When we say “large” or “low”, it is not in absolute value but relative to the data set, i.e., “larger than the average”; the average being at the center of the graph (PC1=0, PC2=0).

How many dimensions

For graphical representation one a single graph, we need to keep only two PCs. But if we use it to reduce the dimension of our data set, or if we want to represent the data on several graphs, then we need to know how many components are needed to reach a certain level of variance. This can be achieved by looking at the eigenvalues (screeplot).

fviz_eig(wine_pca, addlabels = TRUE, ncp=11)
plt.figure(figsize=(10, 6))
plt.plot(range(1, 12), explained_variance * 100, 'o-')
plt.xticks(range(1, 12), [f"PC{i}" for i in range(1, 12)])
plt.xlabel("Principal Components")
plt.ylabel("Explained Variance (%)")
plt.title("Scree Plot")
plt.grid()
plt.show()

If we want to achieve \(75\%\) of representation of the data (i.e., of the variance of the data), we need 5 dimensions. This means that the three biplots below represent \(>75\%\) of the data (in fact \(84.6\%\)).

library(gridExtra)
p1 <- fviz_pca_biplot(wine_pca, axes = 1:2) 
p2 <- fviz_pca_biplot(wine_pca, axes = 3:4) 
p3 <- fviz_pca_biplot(wine_pca, axes = 5:6) 
grid.arrange(p1, p2, p3, nrow = 2, ncol=2)

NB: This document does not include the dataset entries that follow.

commet_readset *commet_readset_create(commet_ctx *ctx, uint64_t max_reads, uint64_t max_bases);
void            commet_readset_destroy(commet_readset *rs);
int             commet_readset_begin_file(commet_readset *rs);
int             commet_readset_stage_acquire(commet_readset *rs, uint8_t **bases, uint64_t *bases_cap,
                                             uint64_t **offsets, uint64_t *reads_cap);
int             commet_readset_stage_commit(commet_readset *rs, uint64_t n_reads);
int             commet_readset_append(commet_readset *rs, const uint8_t *bases, const uint64_t *offsets,
                                      uint64_t n_reads);
commet_readset *commet_readset_from_fasta(commet_ctx *ctx, const char *const *paths, int n_paths);
commet_readset *commet_readset_from_buffers(commet_ctx *ctx, const char *const *data, const uint64_t *sizes, int n_files);
uint64_t        commet_readset_file_reads(const commet_readset *rs, uint64_t file_index);
int             commet_readset_finalize(commet_readset *rs);
int             commet_readset_save(const commet_readset *rs, const char *path);
commet_readset *commet_readset_load(commet_ctx *ctx, const char *path);
int             commet_readset_export(const commet_readset *rs, void *blob, uint64_t cap, uint64_t *blob_bytes);
commet_readset *commet_readset_import(commet_ctx *ctx, const void *blob, uint64_t blob_bytes);
uint64_t        commet_readset_num_reads(const commet_readset *rs);
uint64_t        commet_readset_num_files(const commet_readset *rs);
int             commet_readset_kmer_counts(const commet_readset *rs, uint32_t *kmers_out);
typedef struct {
    uint64_t reads;
    uint64_t selected;
    uint64_t removed_length;
    uint64_t removed_n;
    uint64_t removed_shannon;
} commet_filter_stats;
int             commet_readset_filter(commet_ctx *ctx, const commet_readset *rs, int min_len, int64_t max_n ,
                                      float min_shannon, int64_t max_reads_per_file ,
                                      uint8_t *select_out , commet_filter_stats *per_file );
uint64_t        commet_readset_cache_bytes(const commet_readset *rs);
void            commet_readset_drop_cache(commet_readset *rs);
int             commet_cache_stats(commet_ctx *ctx, uint64_t *bytes, uint64_t *budget_bytes, uint64_t *evictions);
int             commet_readset_offload(commet_readset *rs);
int             commet_readset_restore(commet_readset *rs);
int             commet_readset_is_resident(const commet_readset *rs);
uint64_t        commet_readset_device_bytes(const commet_readset *rs);
uint64_t        commet_readset_packed_bytes(const commet_readset *rs);
int             commet_files_packed_bytes(const char *const *paths, int n_paths, uint64_t *reads, uint64_t *bases, uint64_t *packed_bytes);
uint64_t        commet_device_cache_trim(int device);
uint64_t        commet_readset_cache_estimate(commet_ctx *ctx, const commet_readset *rs);
int             commet_readset_reserve_cache(commet_ctx *ctx, const commet_readset *rs);
uint64_t        commet_device_cache_bytes(int device);
uint64_t        commet_device_pooled_bytes(int device);
int             commet_device_alloc_stats(int device, double *wait_ms, uint64_t *fresh_bytes, uint64_t *calls);

int commet_filter_reset(commet_ctx *ctx);

int commet_index_reads(commet_ctx *ctx, const commet_readset *rs, uint64_t first, uint64_t count,
                       const uint8_t *select_bits, uint64_t *kmers_fed);

int commet_search_reads(commet_ctx *ctx, const commet_readset *rs, const uint8_t *active_bits,
                        uint8_t *found_bits, uint64_t *n_scanned, uint64_t *n_found);

typedef struct {
    uint64_t indexed;
    uint64_t searched;
    uint64_t shared;
    double   search_ms;
} commet_pair_stats;

typedef struct {
    uint64_t n_chunks;
    uint64_t kmers_indexed;
    uint64_t reads_scanned;
    uint64_t reads_indexed;
    uint64_t index_launches;
    uint64_t search_launches;
    uint64_t probes;
    double   zero_ms;
    double   index_ms;
    double   index_kernel_ms;
    double   search_ms;
    double   total_ms;
} commet_job_info;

Using PCA to represent clustering results

We now combine clustering and PCA: we make clusters and represent them on the map of the individuals.

First, we make a clustering (below \(k=4\) for the example). Then, we use the group (as factors) to color the individuals in the biplot.

wine_hc <- hclust(dist(wine[,-12], method = "manhattan"))
wine_clust <- cutree(wine_hc, k = 4)
fviz_pca_biplot(wine_pca,
             col.ind = factor(wine_clust))
from sklearn.cluster import AgglomerativeClustering
from matplotlib.cm import get_cmap
from matplotlib.patches import Patch

clustering = AgglomerativeClustering(n_clusters=4, metric='manhattan', linkage='average')
wine_clust = clustering.fit_predict(wine.iloc[:, :-1])

cmap = get_cmap("viridis", 4)
colors = cmap(np.array(wine_clust) / 3)

# Define legend labels based on cluster number
labels = ['Cluster {}'.format(i+1) for i in range(4)]

# Rescale the loading matrix
loading_matrix_rescaled = loading_matrix.div(loading_matrix.std())

plt.figure(figsize=(10, 10))
plt.scatter(wine_pca[0], wine_pca[1], c=colors, marker="o", s=100, alpha=0.7)

for i, feature in enumerate(loading_matrix_rescaled.index):
    plt.arrow(0, 0, loading_matrix_rescaled.loc[feature, "PC1"], loading_matrix_rescaled.loc[feature, "PC2"], color="r", alpha=0.8)
    plt.text(loading_matrix_rescaled.loc[feature, "PC1"], loading_matrix_rescaled.loc[feature, "PC2"], feature, color="black", fontsize=12)

plt.xlabel("PC1")
plt.ylabel("PC2")
plt.title("PCA Biplot with Clusters")
plt.grid()

# Create legend patches and group them in a Legend instance
legend_patches = [Patch(color=cmap(i/3), label=labels[i]) for i in range(4)]
plt.legend(handles=legend_patches, title='', loc='upper right', bbox_to_anchor=(1.0, 1.0))

plt.show()

We can see that the clusters are almost separated by the dimensions:

  • Cluster 1: larger PC1 and PC2. That is, large pH (low acidity) and large density, residual sugar (low alcohol), etc.
  • Cluster 3: larger PC1 and smaller PC2: That is, larger alcohol (lower density and sugar) and large pH (low acidity).
  • Cluster 2 is fuzzier. Larger acidity (lower pH) and larger alcohol.
  • Cluster 4 is apparently linked to larger citric acidity.